Release-Show am 30. April im Dreiraum in der Arena Wien.

Mike & The Melvins: Three Men and a Baby (Sub Pop Records)

Drei Männer und Baby. Was nach einer zweitklassigen Nineties-Komödie klingt, ist vielmehr die Ausgeburt der Hölle. Die Grunge-Zerstreuer The Melvins haben sich vor 16 Jahren mit ihrem Kumpel Mike Kunka (godheadSilo) ins Studio gewagt und zwölf Songs zwischen Fegefeuer und Gitarrenstakkato, roher Gewalt und entrückten Soundsamples eingespielt. Dass dieses furiose Stück jüngerer Musikgeschichte endlich das Licht der Untergrundwelt erblickt hat, darf man als wahren Glücksfall begreifen. Harter Noiserock, rauer Blues, kein Schnickschnack. Hier wird Gitarrenmusik noch wunderbar gegen den Strich gebürstet. (7.0/10) Ph. D.
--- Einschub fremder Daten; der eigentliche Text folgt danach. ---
template <class S>
__global__ __launch_bounds__(256) void plane_count(typename S::Args g) {
  __shared__ __attribute__((aligned(16))) uint32_t table[kExactTabWords];
  extern __shared__ __attribute__((aligned(16))) uint32_t blob[];
  __shared__ uint32_t rings[4][kRing * (S::kCapture ? 3 : 1)];
  __shared__ __attribute__((aligned(16))) uint32_t stashes[4][S::kCapture ? 2 * kStashWords : 4];
  __shared__ uint32_t ends[4][4 * kExactMaxPatterns];
  __shared__ unsigned long long wave_bounds[4][kExactMaxPatterns][2];
  __shared__ uint32_t wave_counts[4][kExactMaxPatterns];
  __shared__ uint32_t wave_flags[4];
  const PlaneCountParams& a = S::common(g);
  const uint32_t* tab = S::kBlobInLds ? blob : table;
  const int lane = lane_id();
  const uint32_t wid = threadIdx.x >> 6;
  const uint32_t wave = __builtin_amdgcn_readfirstlane(static_cast<uint32_t>((static_cast<uint64_t>(blockIdx.x) * blockDim.x + threadIdx.x) >> 6));
  PlaneCodes k;
  k.shift = a.code_shift;
  k.cmask = 0x03030303u << a.code_shift;
  const uint32_t c0 = static_cast<uint32_t>(a.first_block) + wave * static_cast<uint32_t>(a.span_blocks) + (wave < a.span_extra ? wave : a.span_extra);
  const uint32_t c1 = c0 + static_cast<uint32_t>(a.span_blocks) + (wave < a.span_extra ? 1u : 0u);
  const uint32_t full = static_cast<uint32_t>(a.n / kBlock);
  uint32_t fast_end = full >= 1 ? full - 1 : 0;
  if (fast_end > c1) fast_end = c1;
  if (fast_end < c0) fast_end = c0;
  const uint64_t span_base = static_cast<uint64_t>(c0) * kBlock;
  WaveState w;
  w.ring = rings[wid];
  w.stash = stashes[wid];
  w.ends = ends[wid];
  w.head = w.tail = 0;
  w.acc = 0;
  w.flags = 0;
  w.prev_rel = w.prev_valid = 0;
  w.ends[lane] = kNoEnd;
  w.ends[lane + 64] = kNoEnd;
  w.list = nullptr;
  w.list_cap = 0;
  w.list_base = 0;
  if constexpr (S::kList) {
    if (wave == 0 && lane < kCntSize)
      for (uint32_t p = 0; p < g.n_zero; p++) g.zero_counters[p][lane] = 0;
    w.list = g.hits + static_cast<uint64_t>(wave) * g.region_cap;
    w.list_cap = g.region_cap;
    w.list_base = span_base - g.offset;
  }
  bool first_batch = true;

  const uint32_t last_own = fast_end > c0 ? fast_end - 1 : c0;
  auto blk = [&](uint32_t c) { return a.text + static_cast<uint64_t>(c < last_own ? c : last_own) * kBlock; };
  const uint32_t lane_rel = static_cast<uint32_t>(lane) * 16u;
  Raw ra, rb;
  uint2 behind{0, 0};
  uint32_t c = c0;
  auto stash_put = [&](uint32_t ci, const Raw& r) __attribute__((always_inline)) {
    if constexpr (S::kCapture) {
      uint32_t* sl = w.stash + (ci & 1u) * kStashWords;
      *reinterpret_cast<uint4*>(sl + lane * 4) = r.a;
      *reinterpret_cast<uint4*>(sl + kPieceB / 4 + lane * 4) = r.b;
    }
  };
  auto spill_put = [&](uint32_t ci, uint32_t x, uint32_t y) __attribute__((always_inline)) {
    if constexpr (S::kCapture) {
      if (lane == 0) *reinterpret_cast<uint2*>(w.stash + (ci & 1u) * kStashWords + kBlock / 4) = make_uint2(x, y);
    }
  };
  if (c < fast_end) {
    load_block(blk(c), lane_rel, ra);
    load_block(blk(c + 1), lane_rel, rb);
    behind = *reinterpret_cast<const uint2*>(a.text + static_cast<uint64_t>(fast_end) * kBlock);
  }
  uint64_t clock_in = 0;
  if constexpr (!S::kList) clock_in = __builtin_amdgcn_s_memrealtime();
  if (S::kList) {
  } else if (S::kBlobInLds) {
    const uint4* src = reinterpret_cast<const uint4*>(a.table);
    uint4* dst = reinterpret_cast<uint4*>(blob);
    for (uint32_t i = threadIdx.x; i < a.table_words / 4; i += blockDim.x) dst[i] = src[i];
  } else {
    for (uint32_t i = threadIdx.x; i < kExactTabWords; i += blockDim.x) table[i] = a.table[i];
  }
  __syncthreads();
  if (c < fast_end) {
    uint32_t xa = codes16(ra.a, k), xb = codes16(ra.b, k);
    stash_put(c, ra);
    if (S::kCapture) __builtin_amdgcn_sched_barrier(0);
    load_block(blk(c + 2), lane_rel, ra);
    const uint32_t behind_codes = (codes4(behind.x, k) >> k.shift) | (codes4(behind.y, k) << (8 - k.shift));
    while (c + 1 < fast_end) {
      const uint32_t ya = codes16(rb.a, k), yb = codes16(rb.b, k);
      asm volatile("" ::"v"(ya), "v"(yb));
      stash_put(c + 1, rb);
      spill_put(c, rb.a.x, rb.a.y);
      if (S::kCapture) __builtin_amdgcn_sched_barrier(0);
      if (c + 3 <= last_own) load_block(blk(c + 3), lane_rel, rb);
      {
        const uint32_t ha = wave_from_lane_above(xa, static_cast<uint32_t>(__builtin_amdgcn_readfirstlane(static_cast<int>(xb))));
        const uint32_t hb = wave_from_lane_above(xb, static_cast<uint32_t>(__builtin_amdgcn_readfirstlane(static_cast<int>(ya))));
        const uint32_t hm = S::test(xa, xb, ha, hb, g);
        push_block<S::kList, S::kCapture>(w, hm, (c - c0) * static_cast<uint32_t>(kBlock) + lane_rel, (c - c0) * static_cast<uint32_t>(kBlock), c & 1u);
      }
      __builtin_amdgcn_sched_barrier(0);
      xa = codes16(ra.a, k);
      xb = codes16(ra.b, k);
      asm volatile("" ::"v"(xa), "v"(xb));
      if (c + 2 < fast_end) {
        stash_put(c + 2, ra);
        spill_put(c + 1, ra.a.x, ra.a.y);
      } else {
        spill_put(c + 1, behind.x, behind.y);
      }
      if (S::kCapture) __builtin_amdgcn_sched_barrier(0);
      if (c + 4 <= last_own) load_block(blk(c + 4), lane_rel, ra);
      {
        const uint32_t next0 = c + 2 == fast_end ? behind_codes : static_cast<uint32_t>(__builtin_amdgcn_readfirstlane(static_cast<int>(xa)));
        const uint32_t ha = wave_from_lane_above(ya, static_cast<uint32_t>(__builtin_amdgcn_readfirstlane(static_cast<int>(yb))));
        const uint32_t hb = wave_from_lane_above(yb, next0);
        const uint32_t hm = S::test(ya, yb, ha, hb, g);
        push_block<S::kList, S::kCapture>(w, hm, (c + 1 - c0) * static_cast<uint32_t>(kBlock) + lane_rel, (c + 1 - c0) * static_cast<uint32_t>(kBlock), (c + 1) & 1u);
      }
      __builtin_amdgcn_sched_barrier(0);
      c += 2;
      if (!S::kList && w.tail - w.head >= a.batch_at) blocks_done<S>(w, tab, g, span_base, first_batch);
    }
    if (c + 1 == fast_end) {
      const uint32_t ha = wave_from_lane_above(xa, static_cast<uint32_t>(__builtin_amdgcn_readfirstlane(static_cast<int>(xb))));
      const uint32_t hb = wave_from_lane_above(xb, static_cast<uint32_t>(__builtin_amdgcn_readfirstlane(static_cast<int>(behind_codes))));
      const uint32_t hm = S::test(xa, xb, ha, hb, g);
      spill_put(c, behind.x, behind.y);
      push_block<S::kList, S::kCapture>(w, hm, (c - c0) * static_cast<uint32_t>(kBlock) + lane_rel, (c - c0) * static_cast<uint32_t>(kBlock), c & 1u);
      c++;
    }
    if (!S::kList) blocks_done<S>(w, tab, g, span_base, first_batch);
  }
  for (; c < c1; c++) {
    const uint64_t at = static_cast<uint64_t>(c) * kBlock + lane_rel, bt = at + kPieceB;
    uint4 va, vb;
    va.x = guarded_dword(a.text, a.n, at);
    va.y = guarded_dword(a.text, a.n, at + 4);
    va.z = guarded_dword(a.text, a.n, at + 8);
    va.w = guarded_dword(a.text, a.n, at + 12);
    vb.x = guarded_dword(a.text, a.n, bt);
    vb.y = guarded_dword(a.text, a.n, bt + 4);
    vb.z = guarded_dword(a.text, a.n, bt + 8);
    vb.w = guarded_dword(a.text, a.n, bt + 12);
    const uint32_t g0 = guarded_dword(a.text, a.n, at + 16), g1 = guarded_dword(a.text, a.n, at + 20);
    const uint32_t h0 = guarded_dword(a.text, a.n, bt + 16), h1 = guarded_dword(a.text, a.n, bt + 20);
    const uint32_t ha = (codes4(g0, k) >> k.shift) | (codes4(g1, k) << (8 - k.shift));
    const uint32_t hb = (codes4(h0, k) >> k.shift) | (codes4(h1, k) << (8 - k.shift));
    const uint32_t hm = S::test(codes16(va, k), codes16(vb, k), ha, hb, g);
    if (!S::kList && w.tail - w.head > kRing - 64u) blocks_done<S>(w, tab, g, span_base, first_batch);
    if constexpr (S::kCapture) {
      Raw gr;
      gr.a = va;
      gr.b = vb;
      stash_put(c, gr);
      const uint64_t nb = (static_cast<uint64_t>(c) + 1) * kBlock;
      spill_put(c, guarded_dword(a.text, a.n, nb), guarded_dword(a.text, a.n, nb + 4));
    }
    push_block<S::kList, S::kCapture>(w, hm, (c - c0) * static_cast<uint32_t>(kBlock) + lane_rel, (c - c0) * static_cast<uint32_t>(kBlock), c & 1u);
  }
  if constexpr (S::kList) {
    if (lane == 0) g.hit_counts[wave] = w.tail;
    return;
  }
  if (w.tail - w.head > kRing) {
    w.flags |= kPcVoid;
    w.head = w.tail;
  }
  while (w.tail != w.head) {
    const uint32_t held = w.tail - w.head;
    const uint32_t m = held < 64u ? held : 64u;
    if (first_batch) check_span_start<S>(w, m, tab, g, span_base);
    first_batch = false;
    classify_batch<S>(w, m, tab, g, span_base);
  }
  if (lane < kExactMaxPatterns) {
    const bool real = lane < static_cast<int>(a.n_patterns);
    wave_counts[wid][lane] = real ? w.acc : 0u;
    const uint32_t ef = w.ends[4 * lane], efl = w.ends[4 * lane + 1], el = w.ends[4 * lane + 2], ell = w.ends[4 * lane + 3];
    const uint64_t off = real ? S::offset_of(g, tab, static_cast<uint32_t>(lane)) : 0u;
    wave_bounds[wid][lane][0] = ef != kNoEnd ? ((span_base + ef - off) | (static_cast<unsigned long long>(efl) << kPcLenShift)) : kPcNone;
    wave_bounds[wid][lane][1] = ef != kNoEnd ? ((span_base + el - off) | (static_cast<unsigned long long>(ell) << kPcLenShift)) : kPcNone;
  }
  if (lane == 0) wave_flags[wid] = w.flags;
  __syncthreads();
  if (wid != 0 || lane >= kExactMaxPatterns) return;
  if (lane == 0) *reinterpret_cast<ulonglong2*>(a.wg_clock + static_cast<uint64_t>(blockIdx.x) * 2) = ulonglong2{clock_in, __builtin_amdgcn_s_memrealtime()};
  uint32_t v = wave_counts[0][lane] + wave_counts[1][lane] + wave_counts[2][lane] + wave_counts[3][lane];
  if (lane == kExactMaxPatterns - 1) v = wave_flags[0] | wave_flags[1] | wave_flags[2] | wave_flags[3];
  a.wg_rows[static_cast<uint64_t>(blockIdx.x) * kExactMaxPatterns + lane] = v;
  if (lane < static_cast<int>(a.n_patterns) && v != 0) {
    unsigned long long first = kPcNone, last = kPcNone;
#pragma unroll
    for (int q = 3; q >= 0; q--)
      if (wave_bounds[q][lane][0] != kPcNone) first = wave_bounds[q][lane][0];
#pragma unroll
    for (int q = 0; q < 4; q++)
      if (wave_bounds[q][lane][1] != kPcNone) last = wave_bounds[q][lane][1];
    *reinterpret_cast<ulonglong2*>(a.wg_bounds + (static_cast<uint64_t>(blockIdx.x) * kExactMaxPatterns + lane) * 2) = ulonglong2{first, last};
  }
}

constexpr uint32_t kFinishBatch = 8;
__global__ __launch_bounds__(256, 8) void plane_count_finish(PlaneCountParams a, uint32_t n_wg) {
  __shared__ unsigned long long part[32][kExactMaxPatterns];
  __shared__ uint32_t part_first[32][kExactMaxPatterns], part_last[32][kExactMaxPatterns];
  __shared__ unsigned long long part_clock[4][2];
  __shared__ uint32_t is_last;
  const uint32_t p4 = threadIdx.x & 7u, q = threadIdx.x >> 3;
  const uint32_t lane = threadIdx.x & 63u, wave_id = threadIdx.x >> 6;
  const uint32_t per = (n_wg + gridDim.x - 1) / gridDim.x;
  const uint32_t r_lo = blockIdx.x * per, r_hi = r_lo + per < n_wg ? r_lo + per : n_wg;
  uint32_t sum[4] = {0, 0, 0, 0};
  uint32_t first_row[4] = {0, 0, 0, 0}, last_row[4] = {0, 0, 0, 0};
  const uint4* rows = reinterpret_cast<const uint4*>(a.wg_rows);
  for (uint32_t r = r_lo + q; r < r_hi; r += 32 * kFinishBatch) {
    uint4 v[kFinishBatch];
#pragma unroll
    for (uint32_t i = 0; i < kFinishBatch; i++) {
      const uint32_t rr = r + 32 * i;
      v[i] = rows[static_cast<uint64_t>(rr < r_hi ? rr : r) * 8 + p4];
      if (rr >= r_hi) v[i] = uint4{0, 0, 0, 0};
    }
#pragma unroll
    for (uint32_t i = 0; i < kFinishBatch; i++) {
      const uint32_t rr1 = r + 32 * i + 1;
      const uint32_t c[4] = {v[i].x, v[i].y, v[i].z, v[i].w};
      sum[0] += v[i].x;
      sum[1] += v[i].y;
      sum[2] += v[i].z;
      sum[3] = p4 == 7 ? (sum[3] | v[i].w) : (sum[3] + v[i].w);
#pragma unroll
      for (int k = 0; k < 4; k++) {
        first_row[k] = (c[k] != 0 && first_row[k] == 0) ? rr1 : first_row[k];
        last_row[k] = c[k] != 0 ? rr1 : last_row[k];
      }
    }
  }
#pragma unroll
  for (int i = 0; i < 4; i++) {
    part[q][4 * p4 + i] = sum[i];
    part_first[q][4 * p4 + i] = first_row[i];
    part_last[q][4 * p4 + i] = last_row[i];
  }
  if (lane == 0) {
    part_clock[wave_id][0] = ~0ull;
    part_clock[wave_id][1] = 0;
  }
  const ulonglong2* clocks = reinterpret_cast<const ulonglong2*>(a.wg_clock);
  for (uint32_t r = r_lo + threadIdx.x; r < r_hi; r += 256) {
    const ulonglong2 ck = clocks[r];
    (void)__hip_atomic_fetch_min(&part_clock[wave_id][0], ck.x, __ATOMIC_RELAXED, __HIP_MEMORY_SCOPE_WORKGROUP);
    (void)__hip_atomic_fetch_max(&part_clock[wave_id][1], ck.y, __ATOMIC_RELAXED, __HIP_MEMORY_SCOPE_WORKGROUP);
  }
  __syncthreads();
  if (wave_id == 0) {
    if (lane < kExactMaxPatterns) {
      unsigned long long t = 0;
      uint32_t f = 0, l = 0;
#pragma unroll 4
      for (uint32_t i = 0; i < 32; i++) {
        t = lane == kExactMaxPatterns - 1 ? (t | part[i][lane]) : (t + part[i][lane]);
        const uint32_t pf = part_first[i][lane], pl = part_last[i][lane];
        f = pf != 0 && (f == 0 || pf < f) ? pf : f;
        l = pl > l ? pl : l;
      }
      unsigned long long* g = a.acc + kPcGroupRows + blockIdx.x * kPcGroupWords;
      __hip_atomic_store(&g[lane], t, __ATOMIC_RELAXED, __HIP_MEMORY_SCOPE_AGENT);
      __hip_atomic_store(&g[32 + lane], static_cast<unsigned long long>(f), __ATOMIC_RELAXED, __HIP_MEMORY_SCOPE_AGENT);
      __hip_atomic_store(&g[64 + lane], static_cast<unsigned long long>(l), __ATOMIC_RELAXED, __HIP_MEMORY_SCOPE_AGENT);
    }
    if (lane == 0) {
      unsigned long long in = part_clock[0][0], out = part_clock[0][1];
#pragma unroll
      for (int i = 1; i < 4; i++) {
        in = part_clock[i][0] < in ? part_clock[i][0] : in;
        out = part_clock[i][1] > out ? part_clock[i][1] : out;
      }
      unsigned long long* g = a.acc + kPcGroupRows + blockIdx.x * kPcGroupWords + kPcGroupClock;
      __hip_atomic_store(&g[0], in, __ATOMIC_RELAXED, __HIP_MEMORY_SCOPE_AGENT);
      __hip_atomic_store(&g[1], out, __ATOMIC_RELAXED, __HIP_MEMORY_SCOPE_AGENT);
      const unsigned long long t = __hip_atomic_fetch_add(&a.acc[kPcTicket], 1ull, __ATOMIC_ACQ_REL, __HIP_MEMORY_SCOPE_AGENT);
      is_last = t + 1 == gridDim.x ? 1u : 0u;
      if (t + 1 == gridDim.x) __hip_atomic_store(&a.acc[kPcTicket], 0ull, __ATOMIC_RELAXED, __HIP_MEMORY_SCOPE_AGENT);
    }
  }
  __syncthreads();
  if (!is_last || threadIdx.x >= kExactMaxPatterns) return;
  const uint32_t p = threadIdx.x;
  unsigned long long total = 0;
  uint32_t f = 0, l = 0;
  unsigned long long in = ~0ull, out = 0;
#pragma unroll 2
  for (uint32_t g = 0; g < gridDim.x; g++) {
    const unsigned long long* row = a.acc + kPcGroupRows + g * kPcGroupWords;
    const unsigned long long gi = __hip_atomic_load(&row[kPcGroupClock], __ATOMIC_RELAXED, __HIP_MEMORY_SCOPE_AGENT);
    const unsigned long long go = __hip_atomic_load(&row[kPcGroupClock + 1], __ATOMIC_RELAXED, __HIP_MEMORY_SCOPE_AGENT);
    in = gi < in ? gi : in;
    out = go > out ? go : out;
    const unsigned long long v = __hip_atomic_load(&row[p], __ATOMIC_RELAXED, __HIP_MEMORY_SCOPE_AGENT);
    const uint32_t pf = static_cast<uint32_t>(__hip_atomic_load(&row[32 + p], __ATOMIC_RELAXED, __HIP_MEMORY_SCOPE_AGENT));
    const uint32_t pl = static_cast<uint32_t>(__hip_atomic_load(&row[64 + p], __ATOMIC_RELAXED, __HIP_MEMORY_SCOPE_AGENT));
    total = p == kExactMaxPatterns - 1 ? (total | v) : (total + v);
    f = pf != 0 && (f == 0 || pf < f) ? pf : f;
    l = pl > l ? pl : l;
  }
  if (p == kExactMaxPatterns - 1) {
    a.host_out[kPcHostFlags] = total;
    a.host_out[kPcHostClock] = in;
    a.host_out[kPcHostClock + 1] = out;
  }
  if (p >= a.n_patterns) return;
  unsigned long long first = kPcNone, last = kPcNone;
  if (total != 0 && f != 0) {
    first = a.wg_bounds[(static_cast<uint64_t>(f - 1) * kExactMaxPatterns + p) * 2];
    last = a.wg_bounds[(static_cast<uint64_t>(l - 1) * kExactMaxPatterns + p) * 2 + 1];
  }
  a.host_out[kPcHostCount + p] = total;
  a.host_out[kPcHostBounds + 2 * p] = first;
  a.host_out[kPcHostBounds + 2 * p + 1] = last;
  a.acc[kPcBounds + 2 * p] = first;
  a.acc[kPcBounds + 2 * p + 1] = last;
  a.acc[kPcTotals + p] = total;
}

Laura Gibson: Empire Builder (City Slang)

Der titelgebende Empire Builder, ein monumentaler Zug der Great Northern Railway, verbindet nicht nur den US-amerikanischen Nordwesten mit der Metropole Chicago, er steht auch als Synonym für einschneidende Veränderungen, die das Leben so mit sich bringt. Die aus Portland stammende Singer-Songwriterin Laura Gibson hat im Empire Builder einen Teil ihrer Reise nach New York City zurückgelegt; seit 2014 lebt die Liedermacherin mit der sanften Stimme im Big Apple, hat bei einer Gasexplosion nicht nur ihre neue Wohnung, sondern auch all ihre Instrumente und Arbeitsnotizen verloren. Vielleicht hat sie es gerade auch wegen dieser Widrigkeiten geschafft, ein wunderbares und herzzerreißendes Album zu veröffentlichen. Musikalisch bewegt sie sich weg von aktuellen Folk-Versatzstücken hin zu einer neuen Entspanntheit, variiert treibende Indie-Country-Stücke mit Americana-Romantik und bleibt dennoch ihren sanften, ruhigen Gitarrenliebhaberei treu. Nach genau 41 Minuten und einer musikalischen Reise von West nach Ost bleibt die Erkenntnis, dass ein Neubeginn immer trügerisch ist. Man fängt nie wieder bei null an. (7.9/10) Ph. D.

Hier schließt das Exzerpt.